— Work required —
In the records below, find each line holding the word "true" and copy it.
○ ○ ○ ○ ○ ○ ○
# DavidRother/cooking_zoo

Measured on AMD Instinct MI355X. Metric: env-steps/sec at N parallel envs (1/2/4/8 GPU) + achieved HBM GB/s, higher is better.
Workload: dtype u8/u32 state, f64 obs+reward

## Files before the change

cooking_zoo_amd/csrc/cz_api.hip:

```cpp
#include <hip/hip_runtime.h>
#include <dlfcn.h>
#include <stdarg.h>
#include <stdio.h>
#include <stdlib.h>
#include <string.h>

#include <atomic>
#include <string>
#include <vector>

#include "../../include/cookingzoo.h"
#include "cz_launch.h"
#include "cz_generate.h"

using namespace cz;

constexpr int STAT_CHAINS = 256, STAT_COLS = 13;
__global__ __launch_bounds__(64) void k_stats_chains(const uint32_t *__restrict__ su, const double *__restrict__ sf,
                                                     const uint32_t *__restrict__ state, int RW, int N,
                                                     unsigned long long *__restrict__ part ) {
    const int chain = (int)blockIdx.x * 4 + ((int)threadIdx.x >> 4), col = (int)threadIdx.x & 15;
    const int widx = col == 0 ? (int)SU_STEPS : col == 1 ? (int)SU_EPISODES : col == 2 ? (int)SU_LENSUM : col == 3 ? (int)SU_TRUNC
                   : col == 4 ? (int)SU_TERM : col < 9 ? (int)SU_COMPLETED0 + col - 5 : 0;
    const int fidx = (col >= 9 && col < STAT_COLS) ? (int)SF_SUM0 + col - 9 : (int)SF_SUM0;
// ... 283 lines not shown
    void *comm = nullptr;
    int n_ranks = 1, rank = 0;
    int wt_override = -1;
    bool lean_enabled = true;
    bool lean_cfg_enabled = true;
    int last_step_variant = -1;
    int last_step_lean = -1;
    int last_step_mode = -1;
    bool huge = false;
    int instance = 0;
    unsigned long long *tl_base = nullptr;
    int32_t tl_cap = 0;
    int64_t tl_count = 0;
    bool graphs_enabled = true;
    bool ring_fused = false;
    int64_t n_ring_fused_steps = 0;
    int32_t graph_min_run = 48;
    int32_t ring_prefix = 0;
    int32_t ring_split = -1;
    bool few_queues = false;
    hipStream_t split_stream = nullptr;
    hipEvent_t ev_fork = nullptr, ev_join = nullptr;
    size_t zero_copy_bytes = (size_t)256 << 10;
    cz_stats *d_gather = nullptr;
    std::string err;
};

static thread_local std::string g_err;
static int ready(cz_handle h);
static int set_device(cz_handle h);
static int begin_ranged_call(cz_handle h, int64_t b, int64_t c);
static void mark_ranks(cz_handle h, int32_t first, int32_t count, int ok);
static int flush_updates(cz_handle h, bool force);

static int fail(cz_handle h, const char *fmt, ...) {
    char buf[512];
    va_list ap;
    va_start(ap, fmt);
    vsnprintf(buf, sizeof buf, fmt, ap);
    va_end(ap);
    if (h) h->err = buf; else g_err = buf;
    return 1;
}

#define HIPCHK(h, call)                                                                      \
    do {                                                                                     \
        hipError_t _e = (call);                                                              \
        if (_e != hipSuccess) return fail(h, "%s failed: %s", #call, hipGetErrorString(_e)); \
    } while (0)

extern "C" const char *cz_last_error(cz_handle h) { return h ? h->err.c_str() : g_err.c_str(); }

template <class T>
static int64_t read_counter(cz_handle h, const void *d_counter, const char *who) {
    T n = 0;
    if (hipSetDevice(h->cfg.device_id) != hipSuccess || hipStreamSynchronize(h->stream) != hipSuccess ||
        hipMemcpy(&n, d_counter, sizeof n, hipMemcpyDeviceToHost) != hipSuccess) { fail(h, "%s: copy failed", who); return -1; }
    return (int64_t)n;
}
static int pool_levels(cz_handle h, const uint8_t *level_of, int32_t n_levels, const char *misfit, std::vector<uint8_t> &levels) {
    levels.assign((size_t)h->n_layouts, 0);
    for (int i = 0; i < h->n_layouts; ++i) {
        const int lv = level_of ? level_of[i] : 0;
        if (lv >= n_levels) return fail(h, misfit, i, lv, n_levels);
        levels[(size_t)i] = (uint8_t)lv;
    }
// ... 310 lines not shown
    if (!h) return fail(nullptr, "null handle");
    HIPCHK(h, hipStreamSynchronize(h->stream));
    return 0;
}

static int encode_node(cz_handle h, int recipe, uint32_t j, uint32_t hw, uint32_t children, uint32_t *out) {
    const uint32_t cls = hw & 0xFF, cond = (hw >> 8) & 0xFF, counts = (hw >> 24) & 1;
    uint32_t w = children | (counts << 8);
    if (cls < 16) {
        w |= 0x200u | ((cls <= BLENDER ? cls : 7u) << 10);
    } else if (cls < 32) {
        const bool blender_food = (cls - 16) == CARROT || (cls - 16) == BANANA;
        uint32_t acc;
        if (cond & 0x10u) acc = cond & 0xFu;
        else if (cond == COND_NONE) acc = 0xFu;
        else if (cond == COND_CHOPPED) acc = 0xAu;
        else if (cond == COND_NOT_CHOPPED) acc = 0x5u;
        else if (cond == COND_MASHED) acc = blender_food ? 0xCu : 0u;
        else if (cond == COND_NOT_MASHED) acc = blender_food ? 0x3u : 0u;
        else return fail(h, "cz_load_recipes: recipe %d node %u: unknown condition code %u", recipe, j, cond);
        w |= 0x2000u | ((cls - 16) << 16) | (acc << 24);
    }
    *out = w;
    return 0;
}

extern "C" int cz_load_recipes(cz_handle h, const uint32_t *table, int32_t n, int32_t max_nodes) {
    if (!h || !table || n < 1 || n > 255 || (max_nodes != MAX_NODES && max_nodes != WIDE_NODES)) return fail(h, "cz_load_recipes: bad arguments");
    const bool wide = max_nodes == WIDE_NODES;
    const size_t row_words = wide ? 1 + 2 * WIDE_NODES : 1 + MAX_NODES;
    for (int i = 0; i < n; ++i)
        if (table[(size_t)i * row_words] > (uint32_t)max_nodes) return fail(h, "cz_load_recipes: recipe %d has more than %d nodes", i, max_nodes);
    HIPCHK(h, hipSetDevice(h->cfg.device_id));
    if (h->d_recipes) { HIPCHK(h, hipStreamSynchronize(h->stream)); HIPCHK(h, hipFree(h->d_recipes)); h->d_recipes = nullptr; h->P.recipes = nullptr; }
    size_t bytes = (size_t)n * row_words * 4;
    HIPCHK(h, hipMalloc(&h->d_recipes, bytes));
    std::vector<uint32_t> dev(table, table + (size_t)n * row_words);
    for (int i = 0; i < n; ++i) {
        uint32_t *row = dev.data() + (size_t)i * row_words;
        const uint32_t nn = row[0];
        for (uint32_t j = 0; j < (uint32_t)max_nodes; ++j) {
            if (wide) {
                if (j >= nn) { row[1 + 2 * j] = row[2 + 2 * j] = 0; continue; }
                if (encode_node(h, i, j, row[1 + 2 * j], 0, &row[1 + 2 * j])) return 1;
                row[2 + 2 * j] &= 0xFFFFu;
            } else {
                if (j >= nn) { row[1 + j] = 0; continue; }
                if (encode_node(h, i, j, row[1 + j], (row[1 + j] >> 16) & 0xFF, &row[1 + j])) return 1;
            }
        }
        row[0] = nn & 0xFFu;
    }
    HIPCHK(h, hipMemcpyAsync(h->d_recipes, dev.data(), bytes, hipMemcpyHostToDevice, h->stream));
    HIPCHK(h, hipStreamSynchronize(h->stream));
    h->n_recipes = n;
    h->P.recipes = h->d_recipes;
    h->tables_version++;
    h->n_partner = 0;
    h->n_goal_rows = 0;
    int sensitive = h->P.A > 2;
    for (int i = 0; i < n && !sensitive; ++i) {
        const uint32_t *row = table + (size_t)i * row_words;
        auto node = [&](uint32_t j) { return wide ? row[1 + 2 * j] : row[1 + j]; };
        auto kids = [&](uint32_t j) { return wide ? (row[2 + 2 * j] & 0xFFFFu) : ((row[1 + j] >> 16) & 0xFFu); };
        for (uint32_t j = 0; j < row[0] && !sensitive; ++j) {
            uint32_t cls = node(j) & 0xFF, children = kids(j);
            for (uint32_t c = 0; c < row[0]; ++c) {
                if (!((children >> c) & 1)) continue;
                uint32_t ccls = node(c) & 0xFF;
                bool pw = cls == FLOOR || cls == SWITCH || cls == BLOCK, cw = ccls == FLOOR || ccls == SWITCH || ccls == BLOCK;
                bool pd = cls >= 16 && cls < 32, cd = ccls >= 16 && ccls < 32;
                if ((pw && cd) || (pd && cw)) sensitive = 1;
            }
        }
    }
    h->P.walk_touches = sensitive;
    h->P.wide = wide ? 1 : 0;
    return 0;
}
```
○ ○ ○ ○ ○ ○ ○
— Task output —
    bool lean_enabled = true;
    bool lean_cfg_enabled = true;
    bool graphs_enabled = true;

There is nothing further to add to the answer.